Filter these entries so that only lines with the word "lane" remain.

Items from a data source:
#####

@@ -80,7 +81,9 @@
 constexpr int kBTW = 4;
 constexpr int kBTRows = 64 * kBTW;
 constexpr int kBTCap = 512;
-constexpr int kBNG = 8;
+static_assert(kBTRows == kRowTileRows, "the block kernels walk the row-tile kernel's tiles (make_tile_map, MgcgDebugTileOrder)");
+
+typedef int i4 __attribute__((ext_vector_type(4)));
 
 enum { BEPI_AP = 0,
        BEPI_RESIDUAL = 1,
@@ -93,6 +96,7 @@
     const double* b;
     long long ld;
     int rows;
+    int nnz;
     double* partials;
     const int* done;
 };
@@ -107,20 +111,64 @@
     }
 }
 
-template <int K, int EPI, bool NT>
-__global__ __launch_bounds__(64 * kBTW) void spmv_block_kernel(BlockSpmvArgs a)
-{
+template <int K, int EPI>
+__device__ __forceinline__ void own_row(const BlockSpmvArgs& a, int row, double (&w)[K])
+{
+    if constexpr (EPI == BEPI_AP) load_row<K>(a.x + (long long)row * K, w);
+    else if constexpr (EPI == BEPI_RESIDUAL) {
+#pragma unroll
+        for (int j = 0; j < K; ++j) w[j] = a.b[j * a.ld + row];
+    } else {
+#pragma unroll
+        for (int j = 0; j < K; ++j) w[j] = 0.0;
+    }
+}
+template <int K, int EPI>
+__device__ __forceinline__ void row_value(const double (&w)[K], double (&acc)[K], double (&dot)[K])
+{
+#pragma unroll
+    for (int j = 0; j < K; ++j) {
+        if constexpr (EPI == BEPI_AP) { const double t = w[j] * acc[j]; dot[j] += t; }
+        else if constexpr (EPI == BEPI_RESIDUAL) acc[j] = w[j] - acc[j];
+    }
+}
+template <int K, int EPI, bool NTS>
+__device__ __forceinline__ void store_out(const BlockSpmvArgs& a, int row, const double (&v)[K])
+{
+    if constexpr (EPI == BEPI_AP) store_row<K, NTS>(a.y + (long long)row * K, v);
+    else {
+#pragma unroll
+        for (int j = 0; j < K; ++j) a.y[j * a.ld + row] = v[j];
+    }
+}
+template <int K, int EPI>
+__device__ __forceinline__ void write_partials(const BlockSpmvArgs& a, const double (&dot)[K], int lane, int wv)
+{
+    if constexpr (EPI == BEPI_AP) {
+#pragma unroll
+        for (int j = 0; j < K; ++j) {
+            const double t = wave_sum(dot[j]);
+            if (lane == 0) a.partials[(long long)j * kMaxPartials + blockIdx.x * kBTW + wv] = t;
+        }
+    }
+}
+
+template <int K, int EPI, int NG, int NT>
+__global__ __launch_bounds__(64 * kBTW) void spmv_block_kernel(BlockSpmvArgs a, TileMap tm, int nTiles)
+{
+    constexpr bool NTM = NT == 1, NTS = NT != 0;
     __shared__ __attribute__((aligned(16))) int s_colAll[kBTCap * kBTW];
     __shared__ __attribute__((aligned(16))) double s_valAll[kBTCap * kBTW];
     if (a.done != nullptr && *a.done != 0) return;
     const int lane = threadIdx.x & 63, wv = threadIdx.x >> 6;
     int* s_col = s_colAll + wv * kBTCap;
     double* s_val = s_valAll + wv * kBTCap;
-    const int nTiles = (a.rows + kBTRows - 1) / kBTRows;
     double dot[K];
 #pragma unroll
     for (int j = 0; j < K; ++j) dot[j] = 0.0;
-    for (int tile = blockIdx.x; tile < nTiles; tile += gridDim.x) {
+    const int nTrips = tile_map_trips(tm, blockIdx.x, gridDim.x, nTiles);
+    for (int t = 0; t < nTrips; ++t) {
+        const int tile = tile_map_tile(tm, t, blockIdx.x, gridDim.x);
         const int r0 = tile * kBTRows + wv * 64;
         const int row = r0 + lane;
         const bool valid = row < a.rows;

#####

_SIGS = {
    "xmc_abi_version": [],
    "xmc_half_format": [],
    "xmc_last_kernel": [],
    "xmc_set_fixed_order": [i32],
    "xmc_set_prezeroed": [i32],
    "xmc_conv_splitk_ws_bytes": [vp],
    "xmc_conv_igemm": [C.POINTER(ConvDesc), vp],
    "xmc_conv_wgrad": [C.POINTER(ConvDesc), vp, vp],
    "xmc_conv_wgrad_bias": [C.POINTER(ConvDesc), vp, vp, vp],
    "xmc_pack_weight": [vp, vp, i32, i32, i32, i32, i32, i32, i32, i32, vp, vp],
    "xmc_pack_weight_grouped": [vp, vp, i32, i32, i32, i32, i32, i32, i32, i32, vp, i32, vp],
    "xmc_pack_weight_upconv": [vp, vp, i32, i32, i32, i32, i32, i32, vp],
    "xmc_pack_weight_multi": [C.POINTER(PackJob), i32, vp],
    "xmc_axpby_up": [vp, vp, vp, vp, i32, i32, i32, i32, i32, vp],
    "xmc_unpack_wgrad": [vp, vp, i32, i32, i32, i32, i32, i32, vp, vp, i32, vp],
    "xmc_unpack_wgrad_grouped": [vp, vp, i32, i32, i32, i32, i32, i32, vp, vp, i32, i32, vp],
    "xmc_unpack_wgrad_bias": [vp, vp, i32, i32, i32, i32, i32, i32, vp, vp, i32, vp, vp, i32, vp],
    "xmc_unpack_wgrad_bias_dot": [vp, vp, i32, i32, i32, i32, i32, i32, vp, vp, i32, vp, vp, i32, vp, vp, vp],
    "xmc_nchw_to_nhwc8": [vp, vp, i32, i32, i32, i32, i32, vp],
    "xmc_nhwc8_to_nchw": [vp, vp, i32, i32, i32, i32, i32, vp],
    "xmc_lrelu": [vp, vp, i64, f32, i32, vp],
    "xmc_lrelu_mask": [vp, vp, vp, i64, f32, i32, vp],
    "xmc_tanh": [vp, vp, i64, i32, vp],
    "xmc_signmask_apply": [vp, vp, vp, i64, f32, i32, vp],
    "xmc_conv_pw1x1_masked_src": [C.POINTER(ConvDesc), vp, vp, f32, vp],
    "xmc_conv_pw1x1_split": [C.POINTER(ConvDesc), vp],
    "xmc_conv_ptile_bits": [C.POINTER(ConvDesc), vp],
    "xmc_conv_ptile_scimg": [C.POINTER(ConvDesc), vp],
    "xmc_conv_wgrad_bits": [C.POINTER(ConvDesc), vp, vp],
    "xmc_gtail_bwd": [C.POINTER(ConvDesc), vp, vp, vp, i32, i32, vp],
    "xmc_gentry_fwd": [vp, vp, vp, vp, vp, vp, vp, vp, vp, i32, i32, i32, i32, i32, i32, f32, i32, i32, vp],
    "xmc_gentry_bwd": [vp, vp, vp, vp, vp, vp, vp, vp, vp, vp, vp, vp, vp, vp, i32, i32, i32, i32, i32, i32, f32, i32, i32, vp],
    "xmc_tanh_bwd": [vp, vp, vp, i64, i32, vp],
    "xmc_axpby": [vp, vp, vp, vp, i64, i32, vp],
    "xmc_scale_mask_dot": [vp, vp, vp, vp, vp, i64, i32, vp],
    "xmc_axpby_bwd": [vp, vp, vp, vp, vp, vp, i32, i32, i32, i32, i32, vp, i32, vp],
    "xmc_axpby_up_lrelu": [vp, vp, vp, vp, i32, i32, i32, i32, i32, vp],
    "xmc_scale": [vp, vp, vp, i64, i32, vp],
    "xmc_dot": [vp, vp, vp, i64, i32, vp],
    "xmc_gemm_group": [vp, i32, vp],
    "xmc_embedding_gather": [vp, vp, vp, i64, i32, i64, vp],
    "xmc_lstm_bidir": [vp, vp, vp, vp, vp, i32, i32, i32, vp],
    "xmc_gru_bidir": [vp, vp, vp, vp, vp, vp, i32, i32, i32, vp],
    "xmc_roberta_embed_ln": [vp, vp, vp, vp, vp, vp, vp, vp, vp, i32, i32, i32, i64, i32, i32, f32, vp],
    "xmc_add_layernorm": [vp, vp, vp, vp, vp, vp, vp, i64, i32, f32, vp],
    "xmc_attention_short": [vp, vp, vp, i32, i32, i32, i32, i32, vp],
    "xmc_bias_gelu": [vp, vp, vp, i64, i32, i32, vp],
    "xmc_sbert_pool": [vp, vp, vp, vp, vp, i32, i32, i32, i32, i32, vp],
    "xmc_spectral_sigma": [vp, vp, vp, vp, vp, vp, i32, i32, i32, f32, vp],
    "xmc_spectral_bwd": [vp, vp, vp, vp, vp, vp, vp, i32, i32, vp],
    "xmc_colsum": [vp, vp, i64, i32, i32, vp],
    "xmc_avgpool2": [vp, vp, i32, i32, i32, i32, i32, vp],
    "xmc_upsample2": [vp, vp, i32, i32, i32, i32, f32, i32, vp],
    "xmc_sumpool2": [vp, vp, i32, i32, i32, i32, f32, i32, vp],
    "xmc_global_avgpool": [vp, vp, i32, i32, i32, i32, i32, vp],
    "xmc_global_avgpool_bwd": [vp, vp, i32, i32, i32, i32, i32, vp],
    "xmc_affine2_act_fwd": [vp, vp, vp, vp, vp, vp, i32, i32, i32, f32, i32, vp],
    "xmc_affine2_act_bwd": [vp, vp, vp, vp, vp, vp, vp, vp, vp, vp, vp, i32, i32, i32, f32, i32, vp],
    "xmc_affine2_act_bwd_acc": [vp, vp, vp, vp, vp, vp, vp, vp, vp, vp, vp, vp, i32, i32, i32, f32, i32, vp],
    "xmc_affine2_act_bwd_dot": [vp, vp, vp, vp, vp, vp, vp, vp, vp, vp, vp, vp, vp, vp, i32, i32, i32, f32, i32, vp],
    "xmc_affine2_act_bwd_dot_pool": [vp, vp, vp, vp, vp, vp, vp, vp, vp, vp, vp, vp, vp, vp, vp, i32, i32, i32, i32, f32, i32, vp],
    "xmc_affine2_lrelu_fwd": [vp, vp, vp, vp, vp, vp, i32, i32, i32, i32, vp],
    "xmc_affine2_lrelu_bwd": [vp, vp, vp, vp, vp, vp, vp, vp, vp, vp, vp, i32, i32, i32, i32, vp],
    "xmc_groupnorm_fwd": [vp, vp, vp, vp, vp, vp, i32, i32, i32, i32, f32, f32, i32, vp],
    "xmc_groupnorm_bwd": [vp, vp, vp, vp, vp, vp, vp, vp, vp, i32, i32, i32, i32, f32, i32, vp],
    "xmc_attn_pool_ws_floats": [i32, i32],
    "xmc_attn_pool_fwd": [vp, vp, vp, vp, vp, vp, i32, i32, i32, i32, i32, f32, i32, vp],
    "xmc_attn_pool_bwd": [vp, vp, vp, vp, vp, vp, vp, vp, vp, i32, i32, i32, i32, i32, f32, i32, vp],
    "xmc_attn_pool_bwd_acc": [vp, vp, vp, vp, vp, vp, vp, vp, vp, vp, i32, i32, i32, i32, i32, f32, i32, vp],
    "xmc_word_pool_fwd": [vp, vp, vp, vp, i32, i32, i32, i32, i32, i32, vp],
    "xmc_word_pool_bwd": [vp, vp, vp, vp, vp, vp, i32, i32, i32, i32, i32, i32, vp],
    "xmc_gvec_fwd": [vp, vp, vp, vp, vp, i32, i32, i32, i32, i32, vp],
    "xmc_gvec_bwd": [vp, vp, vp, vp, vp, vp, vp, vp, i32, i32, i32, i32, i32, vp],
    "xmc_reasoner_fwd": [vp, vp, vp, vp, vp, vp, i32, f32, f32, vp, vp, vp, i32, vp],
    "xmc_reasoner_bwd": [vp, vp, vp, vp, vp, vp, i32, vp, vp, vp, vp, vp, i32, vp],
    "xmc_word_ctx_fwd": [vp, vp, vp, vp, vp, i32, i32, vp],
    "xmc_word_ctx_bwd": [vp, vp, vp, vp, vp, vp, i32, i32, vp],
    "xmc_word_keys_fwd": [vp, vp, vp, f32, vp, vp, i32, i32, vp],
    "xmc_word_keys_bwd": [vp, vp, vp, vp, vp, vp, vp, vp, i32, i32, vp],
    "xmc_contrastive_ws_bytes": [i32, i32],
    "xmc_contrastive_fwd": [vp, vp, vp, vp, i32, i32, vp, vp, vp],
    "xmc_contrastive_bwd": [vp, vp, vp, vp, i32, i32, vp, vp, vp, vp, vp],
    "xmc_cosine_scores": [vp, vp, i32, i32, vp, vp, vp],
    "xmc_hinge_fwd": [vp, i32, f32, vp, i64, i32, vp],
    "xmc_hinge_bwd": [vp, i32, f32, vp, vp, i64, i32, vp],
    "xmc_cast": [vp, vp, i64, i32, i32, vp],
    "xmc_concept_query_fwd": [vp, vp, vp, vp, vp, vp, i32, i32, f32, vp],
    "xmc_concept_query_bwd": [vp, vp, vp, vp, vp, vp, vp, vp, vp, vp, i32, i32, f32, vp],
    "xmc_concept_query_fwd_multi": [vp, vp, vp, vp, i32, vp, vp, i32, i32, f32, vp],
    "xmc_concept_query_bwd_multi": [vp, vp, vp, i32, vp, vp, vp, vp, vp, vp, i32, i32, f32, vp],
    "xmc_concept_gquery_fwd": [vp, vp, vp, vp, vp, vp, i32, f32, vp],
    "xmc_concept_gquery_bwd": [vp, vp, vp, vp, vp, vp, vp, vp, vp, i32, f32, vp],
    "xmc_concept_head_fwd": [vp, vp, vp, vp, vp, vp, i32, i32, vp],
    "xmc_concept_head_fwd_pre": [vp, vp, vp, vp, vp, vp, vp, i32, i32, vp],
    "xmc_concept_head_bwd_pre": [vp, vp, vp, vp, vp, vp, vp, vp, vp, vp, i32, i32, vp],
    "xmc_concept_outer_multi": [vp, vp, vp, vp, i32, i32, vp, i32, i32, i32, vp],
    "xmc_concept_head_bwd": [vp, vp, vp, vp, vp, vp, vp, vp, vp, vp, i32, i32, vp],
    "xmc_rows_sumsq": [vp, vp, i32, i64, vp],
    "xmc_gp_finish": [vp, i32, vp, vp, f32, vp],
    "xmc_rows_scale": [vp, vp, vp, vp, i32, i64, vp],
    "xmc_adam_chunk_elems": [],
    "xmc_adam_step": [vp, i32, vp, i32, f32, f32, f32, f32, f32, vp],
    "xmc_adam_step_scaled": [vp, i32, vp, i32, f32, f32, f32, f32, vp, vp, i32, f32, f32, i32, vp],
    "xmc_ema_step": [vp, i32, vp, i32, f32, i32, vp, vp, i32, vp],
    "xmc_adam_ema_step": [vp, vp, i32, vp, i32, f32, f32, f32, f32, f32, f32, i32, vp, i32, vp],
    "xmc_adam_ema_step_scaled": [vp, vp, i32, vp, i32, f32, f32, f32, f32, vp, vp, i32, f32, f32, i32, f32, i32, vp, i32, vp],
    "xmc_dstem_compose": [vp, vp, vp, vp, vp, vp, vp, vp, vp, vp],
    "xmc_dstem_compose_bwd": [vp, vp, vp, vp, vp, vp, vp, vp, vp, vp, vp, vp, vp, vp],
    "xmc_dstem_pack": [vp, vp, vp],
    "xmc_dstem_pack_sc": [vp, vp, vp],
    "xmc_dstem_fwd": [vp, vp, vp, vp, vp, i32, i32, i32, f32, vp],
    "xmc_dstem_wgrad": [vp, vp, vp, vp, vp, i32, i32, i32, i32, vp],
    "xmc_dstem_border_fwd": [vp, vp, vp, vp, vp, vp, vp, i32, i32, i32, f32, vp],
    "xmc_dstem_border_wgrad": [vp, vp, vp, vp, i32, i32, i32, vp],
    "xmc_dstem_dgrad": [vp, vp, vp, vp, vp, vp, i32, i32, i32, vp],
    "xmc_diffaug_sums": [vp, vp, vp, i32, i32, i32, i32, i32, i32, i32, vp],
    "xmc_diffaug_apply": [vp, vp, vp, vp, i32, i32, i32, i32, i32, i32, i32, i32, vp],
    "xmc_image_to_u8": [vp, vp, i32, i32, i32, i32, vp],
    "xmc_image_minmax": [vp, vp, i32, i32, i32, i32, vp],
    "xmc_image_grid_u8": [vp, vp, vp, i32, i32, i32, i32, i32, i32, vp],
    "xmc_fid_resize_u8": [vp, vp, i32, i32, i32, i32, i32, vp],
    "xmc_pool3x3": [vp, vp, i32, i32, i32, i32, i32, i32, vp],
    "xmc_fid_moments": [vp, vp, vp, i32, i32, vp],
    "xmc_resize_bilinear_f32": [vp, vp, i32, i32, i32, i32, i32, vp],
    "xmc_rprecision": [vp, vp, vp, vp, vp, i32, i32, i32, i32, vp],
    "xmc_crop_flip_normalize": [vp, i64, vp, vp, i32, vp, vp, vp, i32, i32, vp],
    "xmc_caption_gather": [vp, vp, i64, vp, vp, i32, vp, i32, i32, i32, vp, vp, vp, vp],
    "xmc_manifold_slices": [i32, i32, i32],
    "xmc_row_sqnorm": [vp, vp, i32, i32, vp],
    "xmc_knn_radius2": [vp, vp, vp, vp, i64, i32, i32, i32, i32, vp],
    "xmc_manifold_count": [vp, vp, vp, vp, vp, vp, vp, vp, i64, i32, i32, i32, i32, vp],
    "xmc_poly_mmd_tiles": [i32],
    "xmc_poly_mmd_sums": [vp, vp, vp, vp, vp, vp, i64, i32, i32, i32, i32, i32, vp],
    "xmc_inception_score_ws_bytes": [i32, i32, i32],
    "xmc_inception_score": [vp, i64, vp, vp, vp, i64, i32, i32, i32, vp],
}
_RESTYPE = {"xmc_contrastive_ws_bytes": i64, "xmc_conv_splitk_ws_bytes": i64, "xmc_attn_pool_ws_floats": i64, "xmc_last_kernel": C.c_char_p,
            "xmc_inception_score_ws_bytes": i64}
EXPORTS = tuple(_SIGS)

#####

Response to this task:
+__device__ __forceinline__ void write_partials(const BlockSpmvArgs& a, const double (&dot)[K], int lane, int wv)
+            if (lane == 0) a.partials[(long long)j * kMaxPartials + blockIdx.x * kBTW + wv] = t;
     const int lane = threadIdx.x & 63, wv = threadIdx.x >> 6;
         const int row = r0 + lane;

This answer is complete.